EXERCISE INSTRUCTIONS =>
Report each line of the entries below that includes "deals".
Start of STUDY MATERIAL
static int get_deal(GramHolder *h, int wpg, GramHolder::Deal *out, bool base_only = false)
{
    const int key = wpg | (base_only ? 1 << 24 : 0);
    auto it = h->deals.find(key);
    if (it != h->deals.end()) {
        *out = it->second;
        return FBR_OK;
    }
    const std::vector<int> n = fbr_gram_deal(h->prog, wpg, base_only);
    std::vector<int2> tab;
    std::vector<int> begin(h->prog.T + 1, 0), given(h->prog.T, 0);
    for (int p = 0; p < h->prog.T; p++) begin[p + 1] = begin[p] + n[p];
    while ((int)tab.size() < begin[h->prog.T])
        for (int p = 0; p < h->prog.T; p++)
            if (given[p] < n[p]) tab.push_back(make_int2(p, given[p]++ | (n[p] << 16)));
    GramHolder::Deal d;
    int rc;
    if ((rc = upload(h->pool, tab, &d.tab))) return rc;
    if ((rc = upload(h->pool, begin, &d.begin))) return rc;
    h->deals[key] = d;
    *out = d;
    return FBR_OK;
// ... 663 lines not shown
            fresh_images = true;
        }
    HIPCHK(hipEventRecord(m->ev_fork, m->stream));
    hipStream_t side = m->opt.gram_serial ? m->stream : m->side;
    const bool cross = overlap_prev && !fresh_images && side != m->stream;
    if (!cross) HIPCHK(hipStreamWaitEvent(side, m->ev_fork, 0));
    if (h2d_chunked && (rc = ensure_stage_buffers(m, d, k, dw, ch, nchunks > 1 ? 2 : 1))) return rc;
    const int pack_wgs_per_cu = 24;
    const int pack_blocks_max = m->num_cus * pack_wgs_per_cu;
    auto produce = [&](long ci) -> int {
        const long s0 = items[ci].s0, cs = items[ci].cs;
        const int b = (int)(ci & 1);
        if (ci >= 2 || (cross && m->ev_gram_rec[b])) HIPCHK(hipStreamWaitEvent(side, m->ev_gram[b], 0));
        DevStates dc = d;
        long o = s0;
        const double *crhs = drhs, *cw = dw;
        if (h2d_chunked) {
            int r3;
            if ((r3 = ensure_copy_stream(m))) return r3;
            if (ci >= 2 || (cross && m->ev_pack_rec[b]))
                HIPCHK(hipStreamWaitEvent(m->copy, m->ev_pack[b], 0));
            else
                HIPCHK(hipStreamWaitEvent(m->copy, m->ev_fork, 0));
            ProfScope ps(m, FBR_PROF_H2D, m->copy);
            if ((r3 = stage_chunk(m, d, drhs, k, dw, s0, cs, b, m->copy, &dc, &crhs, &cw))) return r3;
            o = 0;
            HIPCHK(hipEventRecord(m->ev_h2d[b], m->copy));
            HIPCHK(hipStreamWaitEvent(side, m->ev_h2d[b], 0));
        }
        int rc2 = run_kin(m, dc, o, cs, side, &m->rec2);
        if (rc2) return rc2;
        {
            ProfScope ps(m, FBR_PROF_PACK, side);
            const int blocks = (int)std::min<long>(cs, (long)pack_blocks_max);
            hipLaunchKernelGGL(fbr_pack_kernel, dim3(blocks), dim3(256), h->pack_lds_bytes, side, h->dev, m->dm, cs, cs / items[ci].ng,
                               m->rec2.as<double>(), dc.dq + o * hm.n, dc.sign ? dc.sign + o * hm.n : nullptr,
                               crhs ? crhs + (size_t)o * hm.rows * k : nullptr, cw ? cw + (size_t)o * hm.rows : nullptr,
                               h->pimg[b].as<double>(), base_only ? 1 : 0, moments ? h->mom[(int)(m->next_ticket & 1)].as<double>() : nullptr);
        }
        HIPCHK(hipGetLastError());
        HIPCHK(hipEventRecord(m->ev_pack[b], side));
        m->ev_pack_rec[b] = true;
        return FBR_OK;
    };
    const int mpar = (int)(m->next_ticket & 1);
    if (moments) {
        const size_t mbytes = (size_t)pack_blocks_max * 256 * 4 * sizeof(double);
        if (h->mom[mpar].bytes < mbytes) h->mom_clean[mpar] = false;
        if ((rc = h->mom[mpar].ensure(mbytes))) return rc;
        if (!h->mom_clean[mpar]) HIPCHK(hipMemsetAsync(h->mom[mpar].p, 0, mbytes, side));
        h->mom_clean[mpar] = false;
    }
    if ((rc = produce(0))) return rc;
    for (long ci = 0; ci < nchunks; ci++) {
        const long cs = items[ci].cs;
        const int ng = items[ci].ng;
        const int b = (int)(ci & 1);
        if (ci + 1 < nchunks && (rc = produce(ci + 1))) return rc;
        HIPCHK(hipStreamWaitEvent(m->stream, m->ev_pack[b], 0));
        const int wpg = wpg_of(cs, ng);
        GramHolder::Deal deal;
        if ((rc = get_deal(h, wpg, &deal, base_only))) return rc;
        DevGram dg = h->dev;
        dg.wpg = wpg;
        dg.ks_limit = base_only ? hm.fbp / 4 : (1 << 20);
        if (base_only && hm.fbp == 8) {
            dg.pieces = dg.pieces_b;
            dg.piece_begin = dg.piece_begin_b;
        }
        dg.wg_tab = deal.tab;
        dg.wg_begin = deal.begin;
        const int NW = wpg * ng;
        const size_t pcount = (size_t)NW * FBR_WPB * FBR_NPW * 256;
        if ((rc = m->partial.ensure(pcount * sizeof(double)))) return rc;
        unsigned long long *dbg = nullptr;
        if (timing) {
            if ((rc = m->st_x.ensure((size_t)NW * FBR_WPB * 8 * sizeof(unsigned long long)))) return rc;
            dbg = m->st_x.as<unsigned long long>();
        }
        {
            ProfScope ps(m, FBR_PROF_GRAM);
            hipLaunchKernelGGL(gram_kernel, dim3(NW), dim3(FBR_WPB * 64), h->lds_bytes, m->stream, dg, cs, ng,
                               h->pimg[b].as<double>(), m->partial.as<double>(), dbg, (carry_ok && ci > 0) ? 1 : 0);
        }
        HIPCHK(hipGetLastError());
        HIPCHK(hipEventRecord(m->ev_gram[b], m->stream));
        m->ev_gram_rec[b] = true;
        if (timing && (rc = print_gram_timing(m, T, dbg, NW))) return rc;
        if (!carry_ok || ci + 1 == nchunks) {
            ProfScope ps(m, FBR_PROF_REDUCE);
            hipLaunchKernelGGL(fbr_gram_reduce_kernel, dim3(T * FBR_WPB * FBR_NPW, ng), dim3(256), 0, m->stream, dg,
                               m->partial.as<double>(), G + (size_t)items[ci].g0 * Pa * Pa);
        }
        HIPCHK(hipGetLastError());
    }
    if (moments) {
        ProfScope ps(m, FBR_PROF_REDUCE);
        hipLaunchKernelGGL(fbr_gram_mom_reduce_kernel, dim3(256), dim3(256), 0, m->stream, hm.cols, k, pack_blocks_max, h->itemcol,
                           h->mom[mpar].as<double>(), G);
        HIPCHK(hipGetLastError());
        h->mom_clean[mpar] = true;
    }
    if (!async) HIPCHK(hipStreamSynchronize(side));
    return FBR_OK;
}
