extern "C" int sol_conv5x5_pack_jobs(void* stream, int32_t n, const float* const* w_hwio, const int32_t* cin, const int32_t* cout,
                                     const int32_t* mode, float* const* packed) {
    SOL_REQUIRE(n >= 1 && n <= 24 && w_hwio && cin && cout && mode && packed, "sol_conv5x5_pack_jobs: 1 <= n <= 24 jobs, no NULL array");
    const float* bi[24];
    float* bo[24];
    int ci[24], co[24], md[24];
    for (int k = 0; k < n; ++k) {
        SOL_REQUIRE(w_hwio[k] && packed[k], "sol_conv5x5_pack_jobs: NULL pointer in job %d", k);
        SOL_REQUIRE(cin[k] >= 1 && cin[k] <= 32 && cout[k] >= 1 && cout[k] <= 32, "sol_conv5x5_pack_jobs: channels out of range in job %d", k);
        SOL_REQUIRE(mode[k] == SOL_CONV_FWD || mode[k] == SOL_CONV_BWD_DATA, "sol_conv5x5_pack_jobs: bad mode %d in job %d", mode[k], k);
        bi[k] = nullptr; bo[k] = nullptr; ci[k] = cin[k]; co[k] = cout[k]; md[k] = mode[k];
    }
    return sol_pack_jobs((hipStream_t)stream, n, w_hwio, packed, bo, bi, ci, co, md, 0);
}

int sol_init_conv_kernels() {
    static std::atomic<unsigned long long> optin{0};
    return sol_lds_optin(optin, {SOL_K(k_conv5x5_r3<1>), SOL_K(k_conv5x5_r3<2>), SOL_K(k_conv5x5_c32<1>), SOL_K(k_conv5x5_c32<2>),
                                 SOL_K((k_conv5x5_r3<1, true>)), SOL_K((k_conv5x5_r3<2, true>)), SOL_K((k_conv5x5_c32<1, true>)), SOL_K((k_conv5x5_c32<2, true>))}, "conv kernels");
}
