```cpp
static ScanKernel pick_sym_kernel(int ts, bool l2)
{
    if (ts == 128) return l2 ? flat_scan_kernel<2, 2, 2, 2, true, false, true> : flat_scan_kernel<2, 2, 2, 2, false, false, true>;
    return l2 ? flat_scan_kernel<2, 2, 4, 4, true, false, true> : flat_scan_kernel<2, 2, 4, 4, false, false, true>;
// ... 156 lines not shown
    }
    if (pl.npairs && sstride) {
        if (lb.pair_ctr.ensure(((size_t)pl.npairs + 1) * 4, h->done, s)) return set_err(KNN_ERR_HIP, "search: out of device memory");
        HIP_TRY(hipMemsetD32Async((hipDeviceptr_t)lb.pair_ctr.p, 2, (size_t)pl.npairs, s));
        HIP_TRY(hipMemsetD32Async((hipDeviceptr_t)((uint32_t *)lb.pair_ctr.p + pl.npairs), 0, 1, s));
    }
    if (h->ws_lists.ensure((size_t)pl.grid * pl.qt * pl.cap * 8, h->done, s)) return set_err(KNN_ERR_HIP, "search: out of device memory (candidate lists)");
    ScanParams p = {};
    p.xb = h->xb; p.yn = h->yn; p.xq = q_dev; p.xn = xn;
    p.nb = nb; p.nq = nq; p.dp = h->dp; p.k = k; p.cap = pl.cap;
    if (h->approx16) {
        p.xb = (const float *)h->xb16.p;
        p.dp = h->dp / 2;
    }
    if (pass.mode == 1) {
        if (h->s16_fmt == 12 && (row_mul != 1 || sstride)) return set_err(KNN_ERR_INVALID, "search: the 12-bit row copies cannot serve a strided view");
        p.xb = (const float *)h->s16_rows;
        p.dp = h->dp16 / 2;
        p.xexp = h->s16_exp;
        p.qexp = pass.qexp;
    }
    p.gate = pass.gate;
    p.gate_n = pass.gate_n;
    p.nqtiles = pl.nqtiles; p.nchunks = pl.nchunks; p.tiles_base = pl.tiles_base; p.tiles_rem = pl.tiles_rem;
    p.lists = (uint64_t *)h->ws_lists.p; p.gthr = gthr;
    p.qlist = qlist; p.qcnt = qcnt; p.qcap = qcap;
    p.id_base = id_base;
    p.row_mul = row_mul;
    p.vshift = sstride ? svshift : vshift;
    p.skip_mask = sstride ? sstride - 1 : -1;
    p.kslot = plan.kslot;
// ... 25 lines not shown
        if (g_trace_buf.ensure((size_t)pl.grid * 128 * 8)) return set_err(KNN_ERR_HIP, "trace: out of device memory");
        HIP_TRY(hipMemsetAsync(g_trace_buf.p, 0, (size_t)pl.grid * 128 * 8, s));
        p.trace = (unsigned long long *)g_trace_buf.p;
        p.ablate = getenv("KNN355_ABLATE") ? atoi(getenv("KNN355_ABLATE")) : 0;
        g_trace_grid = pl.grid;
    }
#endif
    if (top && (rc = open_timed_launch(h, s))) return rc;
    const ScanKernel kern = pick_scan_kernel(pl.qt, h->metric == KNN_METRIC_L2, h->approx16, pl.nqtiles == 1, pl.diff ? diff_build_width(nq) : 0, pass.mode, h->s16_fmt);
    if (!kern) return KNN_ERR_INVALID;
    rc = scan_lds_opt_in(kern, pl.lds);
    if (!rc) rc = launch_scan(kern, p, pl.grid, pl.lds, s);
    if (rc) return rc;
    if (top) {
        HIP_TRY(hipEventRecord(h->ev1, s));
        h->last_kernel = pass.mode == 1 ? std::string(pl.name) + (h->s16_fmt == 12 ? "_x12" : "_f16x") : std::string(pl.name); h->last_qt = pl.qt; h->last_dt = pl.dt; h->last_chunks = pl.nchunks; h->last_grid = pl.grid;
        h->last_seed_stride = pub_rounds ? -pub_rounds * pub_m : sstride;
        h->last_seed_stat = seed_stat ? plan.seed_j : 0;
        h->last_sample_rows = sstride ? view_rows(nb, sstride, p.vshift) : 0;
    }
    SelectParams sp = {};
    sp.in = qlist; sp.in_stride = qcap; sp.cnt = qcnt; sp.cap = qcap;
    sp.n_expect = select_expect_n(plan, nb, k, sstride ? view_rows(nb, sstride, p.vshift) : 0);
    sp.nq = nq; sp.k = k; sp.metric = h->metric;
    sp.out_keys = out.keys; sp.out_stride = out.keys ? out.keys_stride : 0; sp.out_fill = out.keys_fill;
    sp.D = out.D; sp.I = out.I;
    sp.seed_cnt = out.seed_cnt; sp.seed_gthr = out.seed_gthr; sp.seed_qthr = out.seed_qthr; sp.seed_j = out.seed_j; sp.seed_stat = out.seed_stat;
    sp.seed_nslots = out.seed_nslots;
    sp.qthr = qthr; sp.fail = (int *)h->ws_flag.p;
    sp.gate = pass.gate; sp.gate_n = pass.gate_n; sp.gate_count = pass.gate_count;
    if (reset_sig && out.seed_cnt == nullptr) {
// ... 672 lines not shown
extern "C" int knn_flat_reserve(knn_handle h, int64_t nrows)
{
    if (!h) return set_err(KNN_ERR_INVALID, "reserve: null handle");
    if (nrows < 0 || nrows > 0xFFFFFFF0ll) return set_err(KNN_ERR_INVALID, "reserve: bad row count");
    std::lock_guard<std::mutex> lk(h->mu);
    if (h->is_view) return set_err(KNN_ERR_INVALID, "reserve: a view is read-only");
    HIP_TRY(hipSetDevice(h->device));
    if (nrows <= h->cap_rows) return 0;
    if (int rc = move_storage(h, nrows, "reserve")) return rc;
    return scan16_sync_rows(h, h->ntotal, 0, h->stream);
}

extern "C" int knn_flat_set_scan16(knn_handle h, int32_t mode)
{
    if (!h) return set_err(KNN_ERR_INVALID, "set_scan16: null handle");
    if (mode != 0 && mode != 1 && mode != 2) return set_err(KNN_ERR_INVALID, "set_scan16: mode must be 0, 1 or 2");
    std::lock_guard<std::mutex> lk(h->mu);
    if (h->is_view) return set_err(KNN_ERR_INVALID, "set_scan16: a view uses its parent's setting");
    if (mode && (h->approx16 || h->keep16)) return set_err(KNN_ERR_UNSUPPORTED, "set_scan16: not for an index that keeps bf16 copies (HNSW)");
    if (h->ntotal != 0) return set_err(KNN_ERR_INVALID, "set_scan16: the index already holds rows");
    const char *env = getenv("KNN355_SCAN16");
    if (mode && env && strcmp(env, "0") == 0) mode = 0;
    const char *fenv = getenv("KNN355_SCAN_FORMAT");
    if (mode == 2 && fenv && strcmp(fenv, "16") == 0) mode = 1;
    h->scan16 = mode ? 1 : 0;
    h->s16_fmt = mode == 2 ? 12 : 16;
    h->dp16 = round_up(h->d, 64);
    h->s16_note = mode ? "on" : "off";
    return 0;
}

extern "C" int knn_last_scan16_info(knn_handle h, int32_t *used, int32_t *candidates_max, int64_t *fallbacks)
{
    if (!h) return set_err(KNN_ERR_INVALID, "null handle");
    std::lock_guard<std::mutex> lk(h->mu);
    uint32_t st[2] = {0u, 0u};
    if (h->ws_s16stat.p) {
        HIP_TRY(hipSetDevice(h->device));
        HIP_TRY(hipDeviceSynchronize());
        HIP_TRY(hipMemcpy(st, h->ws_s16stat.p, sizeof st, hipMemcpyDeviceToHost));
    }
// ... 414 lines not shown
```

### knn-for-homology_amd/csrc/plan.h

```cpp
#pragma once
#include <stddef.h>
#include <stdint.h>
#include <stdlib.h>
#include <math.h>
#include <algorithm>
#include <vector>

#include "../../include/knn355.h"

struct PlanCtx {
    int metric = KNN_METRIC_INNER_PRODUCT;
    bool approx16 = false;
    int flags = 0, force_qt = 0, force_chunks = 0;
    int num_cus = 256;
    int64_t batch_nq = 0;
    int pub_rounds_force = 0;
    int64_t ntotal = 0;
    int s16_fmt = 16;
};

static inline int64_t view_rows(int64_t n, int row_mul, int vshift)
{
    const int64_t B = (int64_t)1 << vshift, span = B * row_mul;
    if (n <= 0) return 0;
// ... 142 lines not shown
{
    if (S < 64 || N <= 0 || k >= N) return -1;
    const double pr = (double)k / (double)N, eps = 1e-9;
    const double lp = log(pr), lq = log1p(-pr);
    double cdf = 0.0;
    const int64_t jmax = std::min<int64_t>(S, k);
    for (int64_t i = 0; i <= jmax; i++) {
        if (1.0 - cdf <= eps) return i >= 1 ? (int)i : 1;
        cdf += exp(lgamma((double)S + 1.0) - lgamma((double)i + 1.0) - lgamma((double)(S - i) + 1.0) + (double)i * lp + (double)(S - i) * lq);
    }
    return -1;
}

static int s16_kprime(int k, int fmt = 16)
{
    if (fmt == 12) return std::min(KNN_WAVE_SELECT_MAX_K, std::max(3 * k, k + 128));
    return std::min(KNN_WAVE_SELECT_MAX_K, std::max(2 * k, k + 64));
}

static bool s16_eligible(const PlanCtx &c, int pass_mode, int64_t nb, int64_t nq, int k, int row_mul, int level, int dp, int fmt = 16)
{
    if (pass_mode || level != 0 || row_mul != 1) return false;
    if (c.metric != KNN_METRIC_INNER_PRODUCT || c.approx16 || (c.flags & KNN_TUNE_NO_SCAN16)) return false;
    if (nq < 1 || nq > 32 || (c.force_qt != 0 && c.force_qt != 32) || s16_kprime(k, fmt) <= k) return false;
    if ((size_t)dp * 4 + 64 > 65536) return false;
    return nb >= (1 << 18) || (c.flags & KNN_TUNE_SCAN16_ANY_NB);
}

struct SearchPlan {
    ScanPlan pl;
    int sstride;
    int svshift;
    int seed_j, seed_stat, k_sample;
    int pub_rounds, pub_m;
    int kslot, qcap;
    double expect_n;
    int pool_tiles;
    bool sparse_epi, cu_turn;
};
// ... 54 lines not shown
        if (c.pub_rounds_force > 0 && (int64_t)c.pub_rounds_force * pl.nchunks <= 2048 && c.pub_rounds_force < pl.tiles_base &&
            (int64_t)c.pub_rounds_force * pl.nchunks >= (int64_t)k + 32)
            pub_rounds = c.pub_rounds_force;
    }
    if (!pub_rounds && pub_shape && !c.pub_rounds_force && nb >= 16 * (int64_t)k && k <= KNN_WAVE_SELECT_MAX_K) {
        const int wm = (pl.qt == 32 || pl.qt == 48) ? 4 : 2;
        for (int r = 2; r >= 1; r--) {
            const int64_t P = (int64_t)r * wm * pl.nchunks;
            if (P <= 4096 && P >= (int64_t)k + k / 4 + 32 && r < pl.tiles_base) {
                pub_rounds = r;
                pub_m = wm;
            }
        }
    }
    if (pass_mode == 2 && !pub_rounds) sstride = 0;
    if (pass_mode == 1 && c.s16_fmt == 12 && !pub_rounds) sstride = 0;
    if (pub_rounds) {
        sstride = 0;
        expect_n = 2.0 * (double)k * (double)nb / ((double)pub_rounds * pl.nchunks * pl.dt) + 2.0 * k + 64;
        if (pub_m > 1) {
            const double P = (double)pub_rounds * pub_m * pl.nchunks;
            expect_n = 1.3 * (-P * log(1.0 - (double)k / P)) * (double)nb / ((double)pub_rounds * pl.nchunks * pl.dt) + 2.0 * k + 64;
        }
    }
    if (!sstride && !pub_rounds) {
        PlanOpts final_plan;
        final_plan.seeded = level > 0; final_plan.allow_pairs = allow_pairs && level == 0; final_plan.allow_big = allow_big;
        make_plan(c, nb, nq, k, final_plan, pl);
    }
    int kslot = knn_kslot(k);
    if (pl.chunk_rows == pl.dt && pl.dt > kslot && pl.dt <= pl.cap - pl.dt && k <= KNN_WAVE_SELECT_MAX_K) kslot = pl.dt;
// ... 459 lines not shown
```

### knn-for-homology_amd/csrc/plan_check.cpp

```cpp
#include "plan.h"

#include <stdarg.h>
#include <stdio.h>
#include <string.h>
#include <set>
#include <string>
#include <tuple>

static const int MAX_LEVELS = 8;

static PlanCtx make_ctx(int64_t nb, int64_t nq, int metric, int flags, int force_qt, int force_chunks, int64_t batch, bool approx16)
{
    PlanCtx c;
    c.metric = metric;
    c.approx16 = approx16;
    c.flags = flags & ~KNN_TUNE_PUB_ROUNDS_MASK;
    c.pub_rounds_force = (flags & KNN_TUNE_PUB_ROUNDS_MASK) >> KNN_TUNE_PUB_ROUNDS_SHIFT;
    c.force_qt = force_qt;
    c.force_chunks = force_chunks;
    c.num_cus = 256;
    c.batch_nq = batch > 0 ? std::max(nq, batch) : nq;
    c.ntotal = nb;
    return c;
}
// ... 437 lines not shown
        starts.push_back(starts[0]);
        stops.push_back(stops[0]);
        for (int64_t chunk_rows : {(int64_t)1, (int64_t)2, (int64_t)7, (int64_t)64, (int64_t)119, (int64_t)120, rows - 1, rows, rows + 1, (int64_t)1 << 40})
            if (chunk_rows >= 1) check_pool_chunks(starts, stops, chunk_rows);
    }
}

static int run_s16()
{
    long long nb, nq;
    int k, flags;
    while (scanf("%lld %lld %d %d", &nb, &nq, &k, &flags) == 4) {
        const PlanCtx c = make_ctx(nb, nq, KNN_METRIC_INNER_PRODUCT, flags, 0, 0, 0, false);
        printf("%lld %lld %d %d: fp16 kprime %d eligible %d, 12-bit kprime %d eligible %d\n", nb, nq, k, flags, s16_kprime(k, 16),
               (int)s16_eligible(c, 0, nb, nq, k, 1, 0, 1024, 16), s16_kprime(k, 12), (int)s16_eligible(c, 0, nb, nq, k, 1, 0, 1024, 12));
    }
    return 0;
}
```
End of STUDY MATERIAL
YOUR SOLUTION =>
    auto it = h->deals.find(key);
    if (it != h->deals.end()) {
    h->deals[key] = d;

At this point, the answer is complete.